In those years, his works were characterized by the use of unusual or “extra-artistic” materials such as ice, margarine, lead, neon lettering, with a preference for relationships that included the concept of transformation.
Of course, the years go by, Germano Celant has passed away, other authors from that movement have themselves passed away (from Mario Merz to Luciano Fabro to Jannis Kounellis) and that hard and ideological feeling has softened a bit.

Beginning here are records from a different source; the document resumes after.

# ElenaRyumina/AVCER

Measured on AMD Instinct MI355X. Metric: clips/sec (224x224x16f + 2s@16kHz), full AV path: static CNN + LSTM + wav2vec2 audio model + fusion, higher is better.
Workload: dtype f16x3 (f16 MFMA on hi/lo-split f32 operands, f32 accumulate)

## Files before the change

avcer_amd/_lib.py:

```python
from __future__ import annotations

import ctypes as C
import os

from .build import LIB, source_hash

c_ctx = C.c_void_p
c_stream = C.c_void_p


class ConvDesc(C.Structure):
    _fields_ = [
        ("batch", C.c_int32), ("in_h", C.c_int32), ("in_w", C.c_int32),
        ("out_h", C.c_int32), ("out_w", C.c_int32),
        ("cin", C.c_int32), ("kh", C.c_int32), ("kw", C.c_int32),
        ("stride_h", C.c_int32), ("stride_w", C.c_int32), ("pad_h", C.c_int32), ("pad_w", C.c_int32),
        ("dil_h", C.c_int32), ("dil_w", C.c_int32),
        ("x_stride_b", C.c_int64), ("x_stride_h", C.c_int64), ("x_stride_w", C.c_int64),
        ("x_coff", C.c_int32), ("n", C.c_int32),
        ("y_ld", C.c_int64), ("y_coff", C.c_int32),
        ("r_ld", C.c_int64), ("r_coff", C.c_int32),
        ("act", C.c_int32), ("res_after_act", C.c_int32), ("groups", C.c_int32),
        ("x2_cin", C.c_int32), ("x2_coff", C.c_int32), ("x2_stride", C.c_int32),
        ("x2_stride_b", C.c_int64), ("x2_stride_h", C.c_int64), ("x2_stride_w", C.c_int64),
        ("tile_n", C.c_int32),
        ("r_sub", C.c_int32), ("r_h", C.c_int32), ("r_w", C.c_int32),
        ("tile_m", C.c_int32),
    ]


ABI_VERSION = 8
SPLIT_TRAILER = 256

SIGNATURES = {
    "avcer_abi_version": (C.c_int, []),
    "avcer_source_hash": (C.c_char_p, []),
    "avcer_ctx_create": (C.c_int, [C.c_int, C.POINTER(c_ctx)]),
    "avcer_ctx_destroy": (None, [c_ctx]),
    "avcer_last_error": (C.c_char_p, [c_ctx]),
    "avcer_x3_overflow_count": (C.c_int, [c_ctx, C.c_int, C.POINTER(C.c_int64), c_stream]),
    "avcer_load_static": (C.c_int, [c_ctx, C.c_void_p, C.c_size_t]),
    "avcer_load_dynamic": (C.c_int, [c_ctx, C.c_void_p, C.c_size_t]),
    "avcer_load_audio": (C.c_int, [c_ctx, C.c_void_p, C.c_size_t]),
    "avcer_static_forward": (C.c_int, [c_ctx, C.c_void_p, C.c_int, C.c_int, C.c_int, C.c_int, C.c_void_p, C.c_void_p,
                                       C.c_void_p, c_stream]),
    "avcer_set_static_batch": (C.c_int, [c_ctx, C.c_int]),
    "avcer_set_static_back_batch": (C.c_int, [c_ctx, C.c_int]),
    "avcer_set_static_lanes": (C.c_int, [c_ctx, C.c_int]),
    "avcer_set_static_lane_range": (C.c_int, [c_ctx, C.c_int, C.c_int]),
    "avcer_static_forward_nchw": (C.c_int, [c_ctx, C.c_void_p, C.c_int, C.c_int, C.c_void_p, C.c_void_p, C.c_void_p,
                                            c_stream]),
    "avcer_gather_windows": (C.c_int, [c_ctx, C.c_void_p, C.c_void_p, C.c_int, C.c_void_p, c_stream]),
    "avcer_dynamic_forward": (C.c_int, [c_ctx, C.c_void_p, C.c_int, C.c_void_p, c_stream]),
    "avcer_dynamic_forward_mode": (C.c_int, [c_ctx, C.c_void_p, C.c_int, C.c_int, C.c_void_p, c_stream]),
    "avcer_audio_forward": (C.c_int, [c_ctx, C.c_void_p, C.c_int, C.c_int, C.c_int, C.c_int, C.c_void_p, c_stream]),
    "avcer_audio_num_classes": (C.c_int, [c_ctx]),
    "avcer_audio_head_kind": (C.c_int, [c_ctx]),
    "avcer_audio_forward_features": (C.c_int, [c_ctx, C.c_void_p, C.c_int, C.c_int, C.c_int, C.c_int, C.c_void_p, C.c_void_p,
                                               c_stream]),
    "avcer_gru_layer": (C.c_int, [c_ctx, C.c_void_p, C.c_void_p, C.c_void_p, C.c_int, C.c_int, C.c_int, C.c_int, C.c_void_p,
                                  c_stream]),
    "avcer_audio_chunks": (C.c_int, [c_ctx, C.c_void_p, C.c_void_p, C.c_void_p, C.c_int, C.c_int, C.c_int, C.c_void_p,
                                     c_stream]),
    "avcer_resample": (C.c_int, [c_ctx, C.c_void_p, C.c_int, C.c_int64, C.c_int, C.c_void_p, C.c_void_p, C.c_int, C.c_int, C.c_int,
                                 C.c_int, C.c_void_p, C.c_int64, c_stream]),
    "avcer_weight_search_counts": (C.c_int, [c_ctx, C.c_void_p, C.c_void_p, C.c_int64, C.c_int, C.c_int, C.c_void_p, C.c_int,
                                             C.c_void_p, C.c_void_p, c_stream]),
    "avcer_audio_frame_mean": (C.c_int, [c_ctx, C.c_void_p, C.c_void_p, C.c_void_p, C.c_int, C.c_int, C.c_int,
                                         C.c_void_p, C.c_void_p, c_stream]),
    "avcer_load_face": (C.c_int, [c_ctx, C.c_void_p, C.c_size_t]),
    "avcer_face_num_priors": (C.c_int, [C.c_int, C.c_int]),
    "avcer_face_kind": (C.c_int, [c_ctx]),
    "avcer_s3fd_num_priors": (C.c_int, [C.c_int, C.c_int]),
    "avcer_s3fd_detect": (C.c_int, [c_ctx, C.c_void_p, C.c_void_p, C.c_void_p] + [C.c_int] * 4 + [C.c_float] * 4 + [C.c_int] * 2 +
                          [C.c_float, C.c_void_p, C.c_void_p, c_stream]),
    "avcer_face_forward": (C.c_int, [c_ctx, C.c_void_p, C.c_int, C.c_int, C.c_int, C.c_int, C.c_int, C.c_void_p,
                                     C.c_void_p, C.c_void_p, c_stream]),
    "avcer_face_decode": (C.c_int, [c_ctx, C.c_void_p, C.c_void_p, C.c_void_p, C.c_void_p, C.c_int, C.c_int, C.c_int,
                                    C.c_float, C.c_float, C.c_void_p, c_stream]),
    "avcer_face_decode_batch": (C.c_int, [c_ctx, C.c_void_p, C.c_void_p, C.c_void_p, C.c_void_p, C.c_int, C.c_int, C.c_int, C.c_int,
                                          C.c_float, C.c_float, C.c_void_p, c_stream]),
    "avcer_track_faces": (C.c_int, [c_ctx, C.c_void_p, C.c_int, C.c_void_p, C.c_int, C.c_int, C.c_int, C.c_double, C.c_double,
                                    C.c_void_p, C.POINTER(C.c_int64)]),
    "avcer_lsap": (C.c_int, [C.c_int, C.c_int, C.c_void_p, C.c_void_p, C.c_void_p]),
    "avcer_tracker_create": (C.c_void_p, [C.c_double, C.c_double]),
    "avcer_tracker_push": (C.c_int, [C.c_void_p, C.c_void_p, C.c_int, C.c_void_p, C.c_int, C.c_int64, C.c_int, C.c_int, C.c_void_p,
                                     C.POINTER(C.c_int64)]),
    "avcer_tracker_last_error": (C.c_char_p, [C.c_void_p]),
    "avcer_tracker_destroy": (None, [C.c_void_p]),
    "avcer_jpeg_probe": (C.c_int, [C.c_void_p, C.c_size_t, C.c_void_p]),
    "avcer_jpeg_entropy_batch": (C.c_int, [c_ctx, C.c_void_p, C.c_void_p, C.c_int, C.c_void_p, C.c_int64, C.c_void_p, C.c_int,
                                           C.POINTER(C.c_int64)]),
    "avcer_jpeg_tiles": (C.c_int, [c_ctx, C.c_void_p, C.c_int64, C.c_void_p, C.c_int, C.c_void_p, C.c_void_p, c_stream]),
    "avcer_jpeg_rgb": (C.c_int, [c_ctx, C.c_void_p, C.c_int64, C.c_void_p, C.c_int, C.c_void_p, C.c_void_p, C.c_int, C.c_int, c_stream]),
    "avcer_jpeg_frames": (C.c_int, [c_ctx, C.c_void_p, C.c_int64, C.c_void_p, C.c_int, C.c_void_p, C.c_void_p, C.c_int, C.c_int, C.c_int,
                                    c_stream]),
    "avcer_jpeg_entropy_batch_ex": (C.c_int, [c_ctx, C.c_void_p, C.c_void_p, C.c_int, C.c_void_p, C.c_int64, C.c_void_p, C.c_int, C.c_int,
                                              C.POINTER(C.c_int64)]),
    "avcer_jpeg_scan_batch_ex": (C.c_int, [c_ctx, C.c_void_p, C.c_void_p, C.c_int, C.c_void_p, C.c_int64, C.c_void_p, C.c_void_p, C.c_void_p,
                                           C.c_int, C.c_int, C.c_int, C.POINTER(C.c_int32), C.POINTER(C.c_int64), C.POINTER(C.c_int64)]),
    "avcer_jpeg_quant_tables": (C.c_int, [C.c_int, C.c_void_p]),
    "avcer_jpeg_plan": (C.c_int, [C.c_void_p, C.c_int, C.c_int, C.c_int, C.c_void_p, C.POINTER(C.c_int64)]),
    "avcer_jpeg_forward": (C.c_int, [c_ctx, C.c_void_p, C.c_int, C.c_int, C.c_int, C.c_void_p, C.c_void_p, C.c_int, C.c_int, C.c_void_p,
                                     C.c_int64, c_stream]),
    "avcer_jpeg_write_batch": (C.c_int, [c_ctx, C.c_void_p, C.c_void_p, C.c_int, C.c_void_p, C.c_int64, C.c_void_p, C.c_int,
                                         C.POINTER(C.c_int64)]),
    "avcer_jpeg_roundtrip_tiles": (C.c_int, [c_ctx, C.c_void_p, C.c_int, C.c_int, C.c_int, C.c_void_p, C.c_void_p, C.c_int, C.c_int,
                                             C.c_void_p, C.c_int64, C.c_void_p, C.c_void_p, c_stream]),
    "avcer_jpeg_roundtrip_rgb": (C.c_int, [c_ctx, C.c_void_p, C.c_int, C.c_int, C.c_int, C.c_void_p, C.c_void_p, C.c_int, C.c_int,
                                           C.c_void_p, C.c_int64, C.c_void_p, C.c_void_p, C.c_int, C.c_int, c_stream]),
    "avcer_jpeg_pack": (C.c_int, [c_ctx, C.c_void_p, C.c_int64, C.c_void_p, C.c_int, C.c_void_p, C.c_int64, C.c_void_p, C.c_void_p,
                                  C.c_void_p, c_stream]),
    "avcer_jpeg_scan_batch": (C.c_int, [c_ctx, C.c_void_p, C.c_void_p, C.c_int, C.c_void_p, C.c_int64, C.c_void_p, C.c_void_p, C.c_void_p,
                                        C.c_int, C.c_int, C.POINTER(C.c_int32), C.POINTER(C.c_int64), C.POINTER(C.c_int64)]),
    "avcer_jpeg_unpack": (C.c_int, [c_ctx, C.c_void_p, C.c_int64, C.c_void_p, C.c_void_p, C.c_int, C.c_void_p, C.c_int, C.c_void_p,
                                    C.c_int64, C.c_void_p, C.c_int, c_stream]),
    "avcer_jpeg_unpack_host": (C.c_int, [c_ctx, C.c_void_p, C.c_int64, C.c_void_p, C.c_void_p, C.c_int, C.c_void_p, C.c_int, C.c_void_p,
                                         C.c_int64, C.c_void_p, C.c_int]),
    "avcer_crop_tiles": (C.c_int, [c_ctx, C.c_void_p, C.c_int, C.c_int, C.c_int, C.c_void_p, C.c_int, C.c_int,
                                   C.c_void_p, c_stream]),
    "avcer_static_forward_cam": (C.c_int, [c_ctx, C.c_void_p, C.c_int, C.c_int, C.c_int, C.c_int, C.c_void_p, C.c_void_p,
                                           C.c_void_p, C.c_void_p, c_stream]),
    "avcer_crop_resize_linear": (C.c_int, [c_ctx, C.c_void_p, C.c_int, C.c_int, C.c_int, C.c_void_p, C.c_int, C.c_int, C.c_int,
                                           C.c_int, C.c_void_p, c_stream]),
    "avcer_cam_render": (C.c_int, [c_ctx, C.c_void_p, C.c_void_p, C.c_void_p, C.c_void_p, C.c_int, C.c_void_p, C.c_double,
                                   C.c_void_p, c_stream]),
    "avcer_annotate_frames": (C.c_int, [c_ctx, C.c_void_p, C.c_int, C.c_int, C.c_int, C.c_void_p, C.c_int, C.c_void_p, C.c_int64,
                                        C.c_void_p, C.c_int, C.c_void_p, C.c_int, C.c_int64, c_stream]),
    "avcer_fuse":(C.c_int, [c_ctx, C.c_void_p, C.c_void_p, C.c_void_p, C.c_int, C.c_int, C.c_int, C.c_void_p,
                             C.c_void_p, C.c_int, C.c_int, C.c_void_p, C.c_void_p, c_stream]),
    "avcer_fuse_videos": (C.c_int, [c_ctx] + [C.c_void_p] * 8 + [C.c_int, C.c_int64, C.c_int64, C.c_int, C.c_void_p, C.c_void_p,
                                    C.c_int, C.c_int] + [C.c_void_p] * 4 + [c_stream]),
    "avcer_conv_gemm": (C.c_int, [c_ctx, C.POINTER(ConvDesc), C.c_int, C.c_void_p, C.c_void_p, C.c_void_p, C.c_void_p,
                                  C.c_void_p, C.c_void_p, c_stream]),
    "avcer_split_weights": (C.c_int, [c_ctx, C.c_void_p, C.c_void_p, C.c_size_t, c_stream]),
    "avcer_split_weight_rows": (C.c_int, [c_ctx, C.c_void_p, C.c_void_p, C.c_int, C.c_int, c_stream]),
    "avcer_weight_frags": (C.c_int, [c_ctx, C.c_void_p, C.c_void_p, C.c_int, C.c_int, c_stream]),
    "avcer_conv_gemm_dual": (C.c_int, [c_ctx, C.POINTER(ConvDesc), C.c_int, C.c_void_p, C.c_void_p, C.c_void_p, C.c_void_p,
                                       C.c_void_p, C.c_void_p, C.c_void_p, c_stream]),
    "avcer_face_nms": (C.c_int, [c_ctx, C.c_void_p, C.c_int, C.c_int, C.c_float, C.c_float, C.c_int, C.c_int, C.c_float,
                                 C.c_void_p, C.c_void_p, c_stream]),
    "avcer_dwsep": (C.c_int, [c_ctx] + [C.c_int] * 7 + [C.c_void_p] * 8 + [C.c_void_p]),
    "avcer_s3fd_stem": (C.c_int, [c_ctx, C.c_void_p] + [C.c_int] * 4 + [C.c_void_p] * 3 + [C.c_int, c_stream]),
    "avcer_maxpool2": (C.c_int, [c_ctx, C.c_void_p, C.c_void_p] + [C.c_int] * 6 + [c_stream]),
    "avcer_s3fd_head": (C.c_int, [c_ctx, C.c_void_p, C.c_int] + [C.c_void_p] * 3 + [C.c_int] * 7 + [C.c_void_p, C.c_void_p, c_stream]),
    "avcer_bneck_chain": (C.c_int, [c_ctx, C.c_int, C.c_int, C.c_int, C.c_int, C.c_void_p, C.c_void_p, C.c_int, C.c_int] + [C.c_void_p] * 9 +
                          [c_stream]),
    "avcer_bneck_tail": (C.c_int, [c_ctx, C.c_int, C.c_int64] + [C.c_void_p] * 8 + [c_stream]),
    "avcer_stem_pool": (C.c_int, [c_ctx, C.c_void_p, C.c_size_t, C.c_void_p, C.c_void_p, C.c_void_p, C.c_void_p, C.c_int, c_stream]),
    "avcer_stem_pool_u8": (C.c_int, [c_ctx, C.c_void_p, C.c_int, C.c_int, C.c_int, C.c_void_p, C.c_void_p, C.c_void_p, C.c_void_p,
                                     c_stream]),
    "avcer_attention_long": (C.c_int, [c_ctx, C.c_void_p, C.c_void_p, C.c_int, C.c_int, C.c_int, C.c_int, C.c_float, C.c_int, C.c_int,
                                       c_stream]),
    "avcer_set_audio_max_tokens": (C.c_int, [c_ctx, C.c_int]),
    "avcer_audio_max_tokens": (C.c_int, [c_ctx]),
    "avcer_attention": (C.c_int, [c_ctx, C.c_void_p, C.c_void_p, C.c_int, C.c_int, C.c_int, C.c_int, C.c_float, C.c_int, C.c_int,
                                  c_stream]),
    "avcer_measure_ceilings": (C.c_int, [c_ctx, C.POINTER(C.c_double), C.POINTER(C.c_double), c_stream]),
    "avcer_gemm_stats": (C.c_int, [c_ctx, C.POINTER(C.c_int64), C.POINTER(C.c_double), C.c_int]),
    "avcer_profile_enable": (C.c_int, [c_ctx, C.c_int]),
    "avcer_profile_read": (C.c_int, [c_ctx, C.POINTER(C.c_double), C.POINTER(C.c_int64)]),
    "avcer_profile_read_families": (C.c_int, [c_ctx, C.c_int, C.POINTER(C.c_double), C.POINTER(C.c_int64), C.POINTER(C.c_double),
                                              C.POINTER(C.c_double)]),
    "avcer_profile_read_launches": (C.c_int, [c_ctx, C.c_int64, C.c_void_p, C.c_void_p, C.c_void_p, C.c_void_p, C.c_void_p,
                                              C.POINTER(C.c_int64)]),
    "avcer_debug_tap": (C.c_int, [c_ctx, C.c_char_p, C.c_void_p, C.c_size_t]),
    "avcer_debug_tap_copied": (C.c_int64, [c_ctx]),
}
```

It must also be said that Calzolari (born in 1943) should be approached to authors such as Gilberto Zorio, since compared to this one he is only one year older, while the age difference, compared to Mario Merz was even eighteen years, given that the latter was born in 1925. This is just to say that Celant had not wanted to create the “photograph” of a generation, but with his intellectual clarity he had drawn up a programmatic manifesto in which he had indicated the key points of a poetic and called to collection of artists from the western world. Now all of this has vanished and this exhibition by Calzolari at Marianne Boesky Gallery is proof of this.
Indeed, I would almost dare to say that the works presented here seem to be linked, on a formal level, even in terms of vision and way of looking at the world, to the pictorial works that Paladino and De Maria presented in the Aperto section of the Venice Biennale in 1980. But the the aspect that in this case allows us to compare is, of course, only epidermal. Actually, the alchemical aspect or the transmutation of materials, a thought always dear to him, is always hidden under the pictorial surface of Calzolari’s works. Transmutation includes not only the aspect of time, the consideration of the contingent, but also a broader view of nature as an environment that affects all aspects of life, that is, any living organism. Ultimately, his poetics become a sort of ante litteram anti-anthropocene proclamation.
From a nature mistreated by man, the artist continues to incorporate elements made of organic matter, such as salt, feathers, petals and leaves and shells, mixing these elements of life with a surprising use of saturated powders and pigments in their bright chromatism. All this leads to transience, to refractions of light, to the effects of chromatic contrasts, so much so that one thinks of an impressionist instance of painting.
The exhibition, entitled “Painting as a Butterfly”, presents more than thirty paintings made in the last four years in his studio in Lisbon, where the author (although born in Bologna) usually resides. The subjects of this new body of works draw inspiration from nature (given that they depict a wolf and flowing rivers and stellar bodies), but also from elegiac annotations, such as slippers suspended in space. It should also be said that this New York event follows that of the great exhibition held at the Madre in Naples, in 2019 (June 8 – September 30, curated by Achille Bonito Oliva and Andrea Villani).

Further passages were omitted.